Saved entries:
○ ○ ○

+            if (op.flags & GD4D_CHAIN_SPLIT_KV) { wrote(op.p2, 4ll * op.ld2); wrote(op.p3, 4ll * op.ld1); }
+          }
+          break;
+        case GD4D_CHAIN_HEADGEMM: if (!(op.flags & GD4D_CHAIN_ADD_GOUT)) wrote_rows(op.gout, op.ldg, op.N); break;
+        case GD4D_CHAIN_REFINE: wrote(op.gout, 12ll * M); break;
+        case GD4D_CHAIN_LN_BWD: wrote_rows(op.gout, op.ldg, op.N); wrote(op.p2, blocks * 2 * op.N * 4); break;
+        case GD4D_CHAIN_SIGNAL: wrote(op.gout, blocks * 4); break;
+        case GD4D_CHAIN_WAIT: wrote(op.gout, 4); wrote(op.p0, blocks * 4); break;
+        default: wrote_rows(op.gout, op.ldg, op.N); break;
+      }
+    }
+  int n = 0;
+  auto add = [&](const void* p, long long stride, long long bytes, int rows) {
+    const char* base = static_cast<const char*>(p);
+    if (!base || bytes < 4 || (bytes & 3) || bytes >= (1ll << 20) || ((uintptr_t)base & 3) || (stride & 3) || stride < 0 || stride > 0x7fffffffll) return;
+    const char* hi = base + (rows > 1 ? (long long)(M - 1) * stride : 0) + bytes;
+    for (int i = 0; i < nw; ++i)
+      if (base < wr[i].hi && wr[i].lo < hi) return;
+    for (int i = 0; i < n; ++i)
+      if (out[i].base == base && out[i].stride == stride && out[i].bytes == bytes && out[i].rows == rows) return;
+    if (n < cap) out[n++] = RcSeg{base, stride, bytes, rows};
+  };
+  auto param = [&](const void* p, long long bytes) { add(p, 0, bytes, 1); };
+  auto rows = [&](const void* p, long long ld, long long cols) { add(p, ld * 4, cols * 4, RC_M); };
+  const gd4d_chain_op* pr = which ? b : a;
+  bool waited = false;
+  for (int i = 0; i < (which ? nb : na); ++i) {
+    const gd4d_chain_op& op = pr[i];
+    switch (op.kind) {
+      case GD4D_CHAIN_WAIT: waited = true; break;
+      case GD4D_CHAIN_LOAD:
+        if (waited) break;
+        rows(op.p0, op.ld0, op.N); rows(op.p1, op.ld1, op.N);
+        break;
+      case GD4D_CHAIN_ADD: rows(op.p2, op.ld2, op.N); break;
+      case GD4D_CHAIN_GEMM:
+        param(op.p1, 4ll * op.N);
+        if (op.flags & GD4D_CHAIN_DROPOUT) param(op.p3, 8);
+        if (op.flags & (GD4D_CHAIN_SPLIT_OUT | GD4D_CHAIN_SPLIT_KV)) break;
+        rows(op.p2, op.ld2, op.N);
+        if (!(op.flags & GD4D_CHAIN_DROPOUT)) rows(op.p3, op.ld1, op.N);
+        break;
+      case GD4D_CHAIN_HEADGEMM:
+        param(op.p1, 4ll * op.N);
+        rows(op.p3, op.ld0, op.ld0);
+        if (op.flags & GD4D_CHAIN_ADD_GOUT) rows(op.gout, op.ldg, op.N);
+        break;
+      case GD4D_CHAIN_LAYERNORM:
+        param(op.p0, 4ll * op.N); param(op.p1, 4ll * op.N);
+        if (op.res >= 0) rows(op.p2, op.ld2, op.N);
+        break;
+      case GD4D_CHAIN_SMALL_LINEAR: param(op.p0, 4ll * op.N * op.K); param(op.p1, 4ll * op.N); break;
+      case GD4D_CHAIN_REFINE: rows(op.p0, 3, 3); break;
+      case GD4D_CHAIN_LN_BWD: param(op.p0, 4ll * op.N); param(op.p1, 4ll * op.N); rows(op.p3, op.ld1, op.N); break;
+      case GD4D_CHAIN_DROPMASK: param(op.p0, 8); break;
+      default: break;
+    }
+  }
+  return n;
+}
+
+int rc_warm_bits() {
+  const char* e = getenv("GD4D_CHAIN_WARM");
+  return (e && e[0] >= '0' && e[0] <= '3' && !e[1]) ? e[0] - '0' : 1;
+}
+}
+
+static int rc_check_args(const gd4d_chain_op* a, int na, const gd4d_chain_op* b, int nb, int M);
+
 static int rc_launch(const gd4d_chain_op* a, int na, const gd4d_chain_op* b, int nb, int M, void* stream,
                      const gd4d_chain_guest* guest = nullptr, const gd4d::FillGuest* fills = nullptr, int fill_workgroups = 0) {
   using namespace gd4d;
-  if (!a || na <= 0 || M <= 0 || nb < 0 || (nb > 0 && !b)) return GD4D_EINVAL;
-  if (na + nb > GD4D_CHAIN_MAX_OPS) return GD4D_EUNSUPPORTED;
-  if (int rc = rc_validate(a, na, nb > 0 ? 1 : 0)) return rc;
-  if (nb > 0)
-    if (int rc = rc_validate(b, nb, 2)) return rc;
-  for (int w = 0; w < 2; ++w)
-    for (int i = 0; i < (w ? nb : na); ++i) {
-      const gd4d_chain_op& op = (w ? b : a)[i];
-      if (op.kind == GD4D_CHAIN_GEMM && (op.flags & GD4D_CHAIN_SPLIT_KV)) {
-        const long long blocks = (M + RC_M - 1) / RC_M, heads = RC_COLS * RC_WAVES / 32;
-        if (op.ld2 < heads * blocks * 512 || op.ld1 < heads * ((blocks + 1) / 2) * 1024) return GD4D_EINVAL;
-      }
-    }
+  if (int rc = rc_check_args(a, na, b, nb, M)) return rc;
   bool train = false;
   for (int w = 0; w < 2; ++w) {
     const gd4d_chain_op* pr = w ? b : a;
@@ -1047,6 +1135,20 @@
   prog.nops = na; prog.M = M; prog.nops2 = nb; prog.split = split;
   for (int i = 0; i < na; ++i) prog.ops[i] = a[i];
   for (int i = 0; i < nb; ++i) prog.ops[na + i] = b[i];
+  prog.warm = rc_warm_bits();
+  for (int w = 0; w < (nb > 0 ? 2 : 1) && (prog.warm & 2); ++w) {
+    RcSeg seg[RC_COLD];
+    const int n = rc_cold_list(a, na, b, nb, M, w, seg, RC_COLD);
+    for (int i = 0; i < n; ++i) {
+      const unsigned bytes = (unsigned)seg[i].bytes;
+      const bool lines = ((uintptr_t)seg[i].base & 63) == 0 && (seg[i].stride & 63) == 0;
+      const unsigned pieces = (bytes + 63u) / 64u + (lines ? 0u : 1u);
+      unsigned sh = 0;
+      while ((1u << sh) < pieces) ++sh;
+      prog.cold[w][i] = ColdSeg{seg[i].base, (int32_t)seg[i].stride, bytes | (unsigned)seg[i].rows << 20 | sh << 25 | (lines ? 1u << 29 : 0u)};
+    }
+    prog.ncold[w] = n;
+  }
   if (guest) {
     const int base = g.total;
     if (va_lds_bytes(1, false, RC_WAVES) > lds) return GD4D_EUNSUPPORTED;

○ ○ ○

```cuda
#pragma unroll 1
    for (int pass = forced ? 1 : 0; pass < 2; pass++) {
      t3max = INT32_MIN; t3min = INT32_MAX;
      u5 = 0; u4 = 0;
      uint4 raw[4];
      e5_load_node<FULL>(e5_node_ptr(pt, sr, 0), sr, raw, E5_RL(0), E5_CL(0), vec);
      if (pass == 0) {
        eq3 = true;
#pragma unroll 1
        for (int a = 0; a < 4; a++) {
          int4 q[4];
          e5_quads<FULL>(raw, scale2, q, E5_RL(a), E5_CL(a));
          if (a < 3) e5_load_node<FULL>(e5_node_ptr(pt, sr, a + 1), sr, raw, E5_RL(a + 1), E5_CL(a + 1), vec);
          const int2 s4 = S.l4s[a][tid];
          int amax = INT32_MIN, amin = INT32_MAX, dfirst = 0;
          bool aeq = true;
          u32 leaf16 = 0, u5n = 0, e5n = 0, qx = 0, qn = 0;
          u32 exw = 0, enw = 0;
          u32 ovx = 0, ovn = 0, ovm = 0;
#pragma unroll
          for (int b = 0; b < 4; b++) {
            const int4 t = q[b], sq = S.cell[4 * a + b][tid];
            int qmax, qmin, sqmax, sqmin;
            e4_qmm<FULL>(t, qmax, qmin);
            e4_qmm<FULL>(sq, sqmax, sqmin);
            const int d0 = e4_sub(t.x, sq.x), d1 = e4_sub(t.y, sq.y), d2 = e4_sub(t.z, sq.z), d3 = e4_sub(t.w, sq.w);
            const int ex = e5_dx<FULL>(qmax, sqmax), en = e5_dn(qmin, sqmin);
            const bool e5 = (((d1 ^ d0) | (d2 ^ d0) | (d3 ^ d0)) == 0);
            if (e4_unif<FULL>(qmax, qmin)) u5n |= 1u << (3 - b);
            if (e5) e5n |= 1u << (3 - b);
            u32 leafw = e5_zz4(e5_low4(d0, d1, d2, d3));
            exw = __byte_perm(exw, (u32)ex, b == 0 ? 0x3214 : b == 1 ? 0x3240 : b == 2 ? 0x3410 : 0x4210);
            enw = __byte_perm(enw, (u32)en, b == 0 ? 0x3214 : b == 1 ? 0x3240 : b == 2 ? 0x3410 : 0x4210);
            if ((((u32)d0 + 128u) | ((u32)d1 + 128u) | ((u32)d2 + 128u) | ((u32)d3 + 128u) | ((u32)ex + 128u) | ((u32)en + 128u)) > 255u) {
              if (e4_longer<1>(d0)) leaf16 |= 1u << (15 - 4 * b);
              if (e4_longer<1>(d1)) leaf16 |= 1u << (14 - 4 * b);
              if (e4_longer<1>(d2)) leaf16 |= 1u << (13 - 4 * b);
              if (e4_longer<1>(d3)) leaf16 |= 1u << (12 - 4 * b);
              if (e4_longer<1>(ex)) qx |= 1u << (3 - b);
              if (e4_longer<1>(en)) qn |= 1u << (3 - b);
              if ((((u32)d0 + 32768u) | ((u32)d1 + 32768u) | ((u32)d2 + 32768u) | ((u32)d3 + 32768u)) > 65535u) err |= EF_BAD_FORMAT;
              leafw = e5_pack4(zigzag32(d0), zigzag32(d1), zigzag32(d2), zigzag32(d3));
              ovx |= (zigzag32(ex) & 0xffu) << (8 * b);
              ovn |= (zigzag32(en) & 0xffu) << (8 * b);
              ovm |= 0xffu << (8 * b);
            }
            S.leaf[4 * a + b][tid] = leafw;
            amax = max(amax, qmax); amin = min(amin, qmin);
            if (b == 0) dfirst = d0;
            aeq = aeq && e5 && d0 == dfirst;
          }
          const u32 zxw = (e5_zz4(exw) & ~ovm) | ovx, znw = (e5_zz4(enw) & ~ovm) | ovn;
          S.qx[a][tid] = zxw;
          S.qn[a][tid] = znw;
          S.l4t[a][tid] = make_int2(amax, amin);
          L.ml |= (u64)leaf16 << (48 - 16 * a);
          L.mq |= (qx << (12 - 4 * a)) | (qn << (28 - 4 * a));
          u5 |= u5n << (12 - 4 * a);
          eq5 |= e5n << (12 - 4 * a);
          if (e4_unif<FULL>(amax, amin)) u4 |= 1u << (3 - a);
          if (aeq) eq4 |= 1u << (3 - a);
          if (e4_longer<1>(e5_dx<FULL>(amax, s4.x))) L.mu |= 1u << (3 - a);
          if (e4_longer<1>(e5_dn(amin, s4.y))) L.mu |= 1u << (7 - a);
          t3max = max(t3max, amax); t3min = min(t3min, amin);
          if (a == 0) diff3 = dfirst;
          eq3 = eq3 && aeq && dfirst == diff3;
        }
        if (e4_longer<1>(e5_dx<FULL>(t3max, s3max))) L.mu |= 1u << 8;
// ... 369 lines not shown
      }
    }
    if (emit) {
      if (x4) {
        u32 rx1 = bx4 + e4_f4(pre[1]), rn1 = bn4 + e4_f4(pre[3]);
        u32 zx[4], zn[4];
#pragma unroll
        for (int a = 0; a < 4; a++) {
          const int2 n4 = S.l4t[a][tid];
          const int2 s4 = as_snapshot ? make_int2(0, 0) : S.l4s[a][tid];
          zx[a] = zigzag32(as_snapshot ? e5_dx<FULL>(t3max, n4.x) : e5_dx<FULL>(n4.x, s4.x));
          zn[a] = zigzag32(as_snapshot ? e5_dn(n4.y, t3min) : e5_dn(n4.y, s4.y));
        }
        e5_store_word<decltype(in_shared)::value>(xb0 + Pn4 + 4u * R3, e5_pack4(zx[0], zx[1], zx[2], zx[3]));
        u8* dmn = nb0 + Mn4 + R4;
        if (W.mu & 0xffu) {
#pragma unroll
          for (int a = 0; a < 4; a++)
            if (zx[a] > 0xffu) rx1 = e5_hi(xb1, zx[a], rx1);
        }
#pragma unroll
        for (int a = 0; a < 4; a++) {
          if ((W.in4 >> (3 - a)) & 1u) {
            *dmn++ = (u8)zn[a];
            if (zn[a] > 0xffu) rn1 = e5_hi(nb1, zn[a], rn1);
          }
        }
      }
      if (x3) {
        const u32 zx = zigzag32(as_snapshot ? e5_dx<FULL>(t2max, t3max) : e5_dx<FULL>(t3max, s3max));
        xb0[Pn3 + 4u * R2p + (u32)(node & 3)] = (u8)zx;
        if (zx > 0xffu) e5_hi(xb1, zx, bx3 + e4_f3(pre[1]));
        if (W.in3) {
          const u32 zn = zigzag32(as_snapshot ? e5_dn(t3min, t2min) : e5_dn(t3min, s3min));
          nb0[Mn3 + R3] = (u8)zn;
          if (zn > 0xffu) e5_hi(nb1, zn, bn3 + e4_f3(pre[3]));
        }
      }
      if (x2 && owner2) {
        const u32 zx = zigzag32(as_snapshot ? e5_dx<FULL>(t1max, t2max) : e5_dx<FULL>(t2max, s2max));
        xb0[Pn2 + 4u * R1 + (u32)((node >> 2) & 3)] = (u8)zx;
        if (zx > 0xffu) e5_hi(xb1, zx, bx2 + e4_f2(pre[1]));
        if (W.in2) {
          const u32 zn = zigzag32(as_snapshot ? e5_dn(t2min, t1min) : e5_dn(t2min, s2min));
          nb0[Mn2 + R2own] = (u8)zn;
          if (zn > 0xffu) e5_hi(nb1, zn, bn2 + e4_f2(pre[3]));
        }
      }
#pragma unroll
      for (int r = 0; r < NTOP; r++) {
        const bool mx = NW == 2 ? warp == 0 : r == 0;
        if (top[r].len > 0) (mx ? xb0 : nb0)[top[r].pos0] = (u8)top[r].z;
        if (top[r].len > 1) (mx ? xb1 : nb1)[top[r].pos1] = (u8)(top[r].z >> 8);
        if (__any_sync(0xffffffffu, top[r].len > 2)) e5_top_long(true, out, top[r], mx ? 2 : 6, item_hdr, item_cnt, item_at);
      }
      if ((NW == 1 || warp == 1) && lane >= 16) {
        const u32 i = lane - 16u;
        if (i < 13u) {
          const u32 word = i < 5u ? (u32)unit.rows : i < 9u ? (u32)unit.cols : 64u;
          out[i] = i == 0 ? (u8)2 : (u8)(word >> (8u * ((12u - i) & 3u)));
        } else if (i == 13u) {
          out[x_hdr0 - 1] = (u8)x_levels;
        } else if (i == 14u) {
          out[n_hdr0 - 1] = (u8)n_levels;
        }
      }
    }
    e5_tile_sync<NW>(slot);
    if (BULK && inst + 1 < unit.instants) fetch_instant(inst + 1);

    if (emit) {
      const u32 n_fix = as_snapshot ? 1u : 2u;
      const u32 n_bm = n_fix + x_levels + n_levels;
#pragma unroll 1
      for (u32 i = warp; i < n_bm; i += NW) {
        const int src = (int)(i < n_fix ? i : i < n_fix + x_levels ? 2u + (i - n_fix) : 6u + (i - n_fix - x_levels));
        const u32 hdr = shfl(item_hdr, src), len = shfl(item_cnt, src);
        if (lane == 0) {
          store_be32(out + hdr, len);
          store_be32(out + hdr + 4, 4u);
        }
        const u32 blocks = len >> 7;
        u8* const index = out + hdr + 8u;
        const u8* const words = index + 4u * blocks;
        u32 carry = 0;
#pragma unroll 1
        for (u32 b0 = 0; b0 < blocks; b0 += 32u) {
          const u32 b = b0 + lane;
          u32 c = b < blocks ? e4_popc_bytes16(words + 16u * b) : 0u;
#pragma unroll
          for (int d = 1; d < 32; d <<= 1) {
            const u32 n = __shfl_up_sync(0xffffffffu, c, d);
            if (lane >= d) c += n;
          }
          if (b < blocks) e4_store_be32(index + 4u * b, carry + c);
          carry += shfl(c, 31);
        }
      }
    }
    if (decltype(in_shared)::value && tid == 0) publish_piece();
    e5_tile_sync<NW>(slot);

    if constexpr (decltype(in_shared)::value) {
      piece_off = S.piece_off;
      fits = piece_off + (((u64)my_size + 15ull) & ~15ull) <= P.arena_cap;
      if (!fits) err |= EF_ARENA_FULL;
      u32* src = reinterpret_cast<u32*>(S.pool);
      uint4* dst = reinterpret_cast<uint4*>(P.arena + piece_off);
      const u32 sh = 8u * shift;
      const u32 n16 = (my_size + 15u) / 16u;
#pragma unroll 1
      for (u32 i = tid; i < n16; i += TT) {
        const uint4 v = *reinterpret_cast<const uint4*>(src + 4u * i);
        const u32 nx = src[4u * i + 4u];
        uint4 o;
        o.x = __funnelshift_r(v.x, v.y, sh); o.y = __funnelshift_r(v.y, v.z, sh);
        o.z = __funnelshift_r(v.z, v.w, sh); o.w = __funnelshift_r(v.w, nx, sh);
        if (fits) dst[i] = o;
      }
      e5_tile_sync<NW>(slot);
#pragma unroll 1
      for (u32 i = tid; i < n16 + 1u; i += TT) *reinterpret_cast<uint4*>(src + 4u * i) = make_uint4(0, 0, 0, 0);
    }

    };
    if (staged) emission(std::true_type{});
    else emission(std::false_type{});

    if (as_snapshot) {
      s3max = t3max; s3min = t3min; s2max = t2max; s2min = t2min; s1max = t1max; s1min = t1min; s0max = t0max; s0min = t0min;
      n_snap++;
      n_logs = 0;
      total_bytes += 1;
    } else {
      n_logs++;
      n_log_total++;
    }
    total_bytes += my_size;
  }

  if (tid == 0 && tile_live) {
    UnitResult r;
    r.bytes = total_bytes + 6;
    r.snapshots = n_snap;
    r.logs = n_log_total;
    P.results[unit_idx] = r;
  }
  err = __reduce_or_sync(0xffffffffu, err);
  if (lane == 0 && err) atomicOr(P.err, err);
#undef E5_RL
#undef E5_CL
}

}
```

○ ○ ○

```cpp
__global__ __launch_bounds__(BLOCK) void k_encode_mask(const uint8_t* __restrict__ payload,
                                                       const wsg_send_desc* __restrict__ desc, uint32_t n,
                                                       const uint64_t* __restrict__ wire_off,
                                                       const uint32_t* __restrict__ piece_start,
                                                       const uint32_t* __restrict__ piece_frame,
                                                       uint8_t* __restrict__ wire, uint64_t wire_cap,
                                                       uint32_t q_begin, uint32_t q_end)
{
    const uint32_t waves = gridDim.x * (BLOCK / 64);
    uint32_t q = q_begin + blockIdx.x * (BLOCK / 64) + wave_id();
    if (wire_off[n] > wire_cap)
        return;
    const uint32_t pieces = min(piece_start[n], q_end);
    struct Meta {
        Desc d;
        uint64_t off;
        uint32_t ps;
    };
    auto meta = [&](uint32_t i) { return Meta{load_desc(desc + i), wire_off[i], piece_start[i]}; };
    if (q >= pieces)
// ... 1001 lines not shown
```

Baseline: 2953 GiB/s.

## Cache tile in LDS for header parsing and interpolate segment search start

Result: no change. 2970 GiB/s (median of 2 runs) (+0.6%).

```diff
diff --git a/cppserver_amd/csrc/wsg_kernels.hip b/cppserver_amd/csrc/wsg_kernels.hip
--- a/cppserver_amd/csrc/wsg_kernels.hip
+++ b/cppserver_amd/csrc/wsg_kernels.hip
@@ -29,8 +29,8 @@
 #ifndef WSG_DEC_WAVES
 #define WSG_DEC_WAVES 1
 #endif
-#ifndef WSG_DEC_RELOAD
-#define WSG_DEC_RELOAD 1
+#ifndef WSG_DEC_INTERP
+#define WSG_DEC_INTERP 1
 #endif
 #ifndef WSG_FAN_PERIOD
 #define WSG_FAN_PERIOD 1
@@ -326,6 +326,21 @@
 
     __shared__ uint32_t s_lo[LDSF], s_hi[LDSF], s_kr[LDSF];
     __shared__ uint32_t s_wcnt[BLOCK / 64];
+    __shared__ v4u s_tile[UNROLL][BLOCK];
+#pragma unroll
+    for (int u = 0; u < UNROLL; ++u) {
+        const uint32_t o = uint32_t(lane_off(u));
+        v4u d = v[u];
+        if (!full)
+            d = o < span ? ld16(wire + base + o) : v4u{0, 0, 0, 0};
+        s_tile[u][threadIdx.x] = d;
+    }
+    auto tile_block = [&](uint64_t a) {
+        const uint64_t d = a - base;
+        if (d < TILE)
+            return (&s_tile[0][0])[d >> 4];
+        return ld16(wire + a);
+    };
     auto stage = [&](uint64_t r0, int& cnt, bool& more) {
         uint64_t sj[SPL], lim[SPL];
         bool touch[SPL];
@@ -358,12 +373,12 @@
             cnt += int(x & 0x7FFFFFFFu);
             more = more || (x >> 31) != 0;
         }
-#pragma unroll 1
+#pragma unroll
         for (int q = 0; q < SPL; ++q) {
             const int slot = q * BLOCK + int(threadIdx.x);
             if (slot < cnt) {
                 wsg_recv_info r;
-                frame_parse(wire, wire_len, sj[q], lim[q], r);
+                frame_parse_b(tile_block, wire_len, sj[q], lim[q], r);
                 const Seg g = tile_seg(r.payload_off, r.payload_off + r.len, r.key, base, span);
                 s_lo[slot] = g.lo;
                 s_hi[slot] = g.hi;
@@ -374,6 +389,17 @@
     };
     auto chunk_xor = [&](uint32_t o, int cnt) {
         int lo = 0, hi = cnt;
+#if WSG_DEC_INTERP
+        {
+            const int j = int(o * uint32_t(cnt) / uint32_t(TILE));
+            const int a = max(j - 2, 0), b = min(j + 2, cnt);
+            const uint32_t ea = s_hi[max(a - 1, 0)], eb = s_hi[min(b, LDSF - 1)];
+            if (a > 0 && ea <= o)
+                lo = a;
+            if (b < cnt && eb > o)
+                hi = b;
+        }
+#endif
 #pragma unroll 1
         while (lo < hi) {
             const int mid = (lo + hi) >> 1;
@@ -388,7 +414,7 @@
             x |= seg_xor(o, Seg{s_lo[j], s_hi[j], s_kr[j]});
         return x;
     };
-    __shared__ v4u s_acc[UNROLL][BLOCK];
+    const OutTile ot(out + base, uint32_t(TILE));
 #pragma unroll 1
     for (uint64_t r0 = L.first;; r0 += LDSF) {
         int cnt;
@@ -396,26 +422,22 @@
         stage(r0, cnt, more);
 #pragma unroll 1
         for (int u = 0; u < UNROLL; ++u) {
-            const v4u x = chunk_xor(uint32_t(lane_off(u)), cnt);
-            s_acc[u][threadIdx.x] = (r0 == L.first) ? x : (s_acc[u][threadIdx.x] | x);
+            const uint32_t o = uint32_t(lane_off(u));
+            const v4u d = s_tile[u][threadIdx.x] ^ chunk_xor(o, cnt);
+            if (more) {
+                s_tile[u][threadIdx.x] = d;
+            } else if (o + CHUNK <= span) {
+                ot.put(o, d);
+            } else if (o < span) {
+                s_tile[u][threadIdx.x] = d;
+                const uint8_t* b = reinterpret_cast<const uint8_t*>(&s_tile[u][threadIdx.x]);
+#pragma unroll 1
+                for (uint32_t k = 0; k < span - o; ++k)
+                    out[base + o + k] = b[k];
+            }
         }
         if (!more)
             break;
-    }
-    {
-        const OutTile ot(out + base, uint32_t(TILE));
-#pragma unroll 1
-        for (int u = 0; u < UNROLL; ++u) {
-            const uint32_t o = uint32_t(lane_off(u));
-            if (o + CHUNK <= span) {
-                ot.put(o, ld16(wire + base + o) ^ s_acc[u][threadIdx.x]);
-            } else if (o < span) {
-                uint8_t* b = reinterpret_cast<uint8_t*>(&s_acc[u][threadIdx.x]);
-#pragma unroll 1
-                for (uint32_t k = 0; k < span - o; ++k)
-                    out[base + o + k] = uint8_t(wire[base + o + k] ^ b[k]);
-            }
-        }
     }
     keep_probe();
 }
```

○ ○ ○

**Problem requirements**
From the records above, transcribe exactly the run of lines that opens with the line holding "wrote(op.p2, 4ll *" and closes with the line holding "base = static_cast<const char*>(p);", both included.

**Solution to the exercise**
+            if (op.flags & GD4D_CHAIN_SPLIT_KV) { wrote(op.p2, 4ll * op.ld2); wrote(op.p3, 4ll * op.ld1); }
+          }
+          break;
+        case GD4D_CHAIN_HEADGEMM: if (!(op.flags & GD4D_CHAIN_ADD_GOUT)) wrote_rows(op.gout, op.ldg, op.N); break;
+        case GD4D_CHAIN_REFINE: wrote(op.gout, 12ll * M); break;
+        case GD4D_CHAIN_LN_BWD: wrote_rows(op.gout, op.ldg, op.N); wrote(op.p2, blocks * 2 * op.N * 4); break;
+        case GD4D_CHAIN_SIGNAL: wrote(op.gout, blocks * 4); break;
+        case GD4D_CHAIN_WAIT: wrote(op.gout, 4); wrote(op.p0, blocks * 4); break;
+        default: wrote_rows(op.gout, op.ldg, op.N); break;
+      }
+    }
+  int n = 0;
+  auto add = [&](const void* p, long long stride, long long bytes, int rows) {
+    const char* base = static_cast<const char*>(p);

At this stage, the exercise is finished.